NINA TOTENBERG, BYLINE: The case centers on what some opponents of the law once called a glitch. They've seized on that glitch to dismantle the heart of the health care law - the tax credits and subsidies that make health insurance affordable for millions of low and middle income Americans. What's more, today's action by the Supreme Court would appear to signal that at least four justices think the law's opponents have a reasonable case. The issue before the court is this - under the health care law, each state is to set up its own health care exchange. And if it does not do so, the federal government steps in.

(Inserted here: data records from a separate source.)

bool kan_sparse_fwd_agg_ok(const float* x, long ldx, long N, int in, int out, int G, int K);
size_t kan_sparse_fwd_agg_ws_bytes(long num_hub_seg, int in, int out);
int kan_sparse_fwd_agg(const float* x, long ldx, long N, const int* rowptr, const int* col, const int* hub_seg, long num_hub_seg,
                       int hub_threshold, float self_scale, const float* knots, int in, int out, int G, int K, const void* pack,
                       float* h0, long ldh, float* y, long ldy, void* ws, size_t ws_bytes, hipStream_t st);
bool kan_sparse_fwd_ok(int in, int out, int G, int K);
bool kan_fused_pack_ok(int in, int out, int C);
int kan_fused_pack(const float* bw, const float* sw, const float* sc, int in, int out, int C, void* pack_fwd, void* pack_dx,
                   hipStream_t st);
int kan_fused_pack_batch(int n, const float* const* bw, const float* const* sw, const float* const* sc, const int* in, const int*
                         out, int C, void* const* pack_fwd, void* const* pack_dx, hipStream_t st);
size_t kan_sparse_pack_fwd_bytes(int in, int out, int C);
int kan_sparse_pack_fwd(const float* bw, const float* sw, const float* sc, int in, int out, int C, void* pack_fwd, hipStream_t st);
size_t kan_sparse_fwd_ws_bytes(long N, int in, int out, int C);
int kan_sparse_fwd(const float* x, long ldx, long N, const float* knots, int in, int out, int G, int K, const void* pack, float* y,
                   long ldy, void* ws, size_t ws_bytes, float* col_mean, float* col_m2, hipStream_t st);
bool kan_sparse_fwd_parts_ok(const int* widths, int nparts, int in, int out, int G, int K);
int kan_sparse_fwd_parts(const float* const* parts, const int* widths, const long* lds, int nparts, long N, const float* knots, int
                         in, int out, int G, int K, const void* pack, float* y, long ldy, void* ws, size_t ws_bytes, hipStream_t st,
                         const float* const* part_affine);
bool kan_sparse_fwd_moments_ok(long N, int in, int out, int G, int K);
size_t kan_sparse_fwd_moments_ws_bytes(long N, int out);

As things have turned out, 36 states - two-thirds - have deferred to the federal government, most because of opposition from state Republicans and a few because of state problems in setting up exchanges on their own. The problem is that one subsection of the health care law says that the tax credits and health insurance subsidies that are the heart of the law can only be paid up out by state-run exchanges. Opponents of the law contend this language means that low and middle income people buying insurance from the federally run exchanges are ineligible for the subsidies and tax credits. The federal government counters that under the explicit terms of the statute, a federally-run exchange is a state exchange. At the White House today, spokesman Josh Earnest expressed confidence that the administration would prevail.

JOSH EARNEST: The congressional intent here is quite clear. They intended for customers who signed up for health insurance through the marketplace to be eligible to receive assistance from the government to make their premiums more affordable. Now, that is, after all, one of the principal goals of the Affordable Care Act.

TOTENBERG: But the Supreme Court's decision to step into the case now is an ominous sign for the administration. The court rarely intervenes in a controversy when there's no disagreement in the lower courts, the exception being if a federal law or regulation has been struck down. And so far, only one federal appeals court has ruled on this challenge, dismissing and upholding the current system. Nonetheless, Obamacare opponents have pressed the Supreme Court to step in now even as other appellate courts are on the verge of hearing similar appeals. Lawyer Michael Carvin.

MICHAEL CARVIN: Billions of dollars are flowing out of the federal treasury. At some point you're going to have to decide this case. You should decide it sooner rather than later.

TOTENBERG: Supporters of the law scoffed at that argument. Elizabeth Wydra is chief counsel of the Constitutional Accountability Center.

ELIZABETH WYDRA: The argument, frankly, is made up out of whole cloth in an attempt to get rid of a law that political opponents do not like.

TOTENBERG: But the Supreme Court - or at least four justices - seem to take the argument more seriously than that. It takes the votes of four members of the court to grant review of a case. So, today's decision to do that means the court will hear arguments in the ACA case this spring with a decision by summer. Health experts agree the stakes will be high.

TIMOTHY JOST: They could have just catastrophic consequences.

TOTENBERG: Washington & Lee University law professor Timothy Jost explains that because the provisions of the health care law are so interconnected, a ban on subsidies in 36 states would have cascading effects. Not only would millions of Americans see their premiums jump as much as 75 percent, but employers in those states would no longer face penalties for failure to provide employee health insurance. And the individual mandate would be greatly diminished. Nina Totenberg, NPR News, Washington.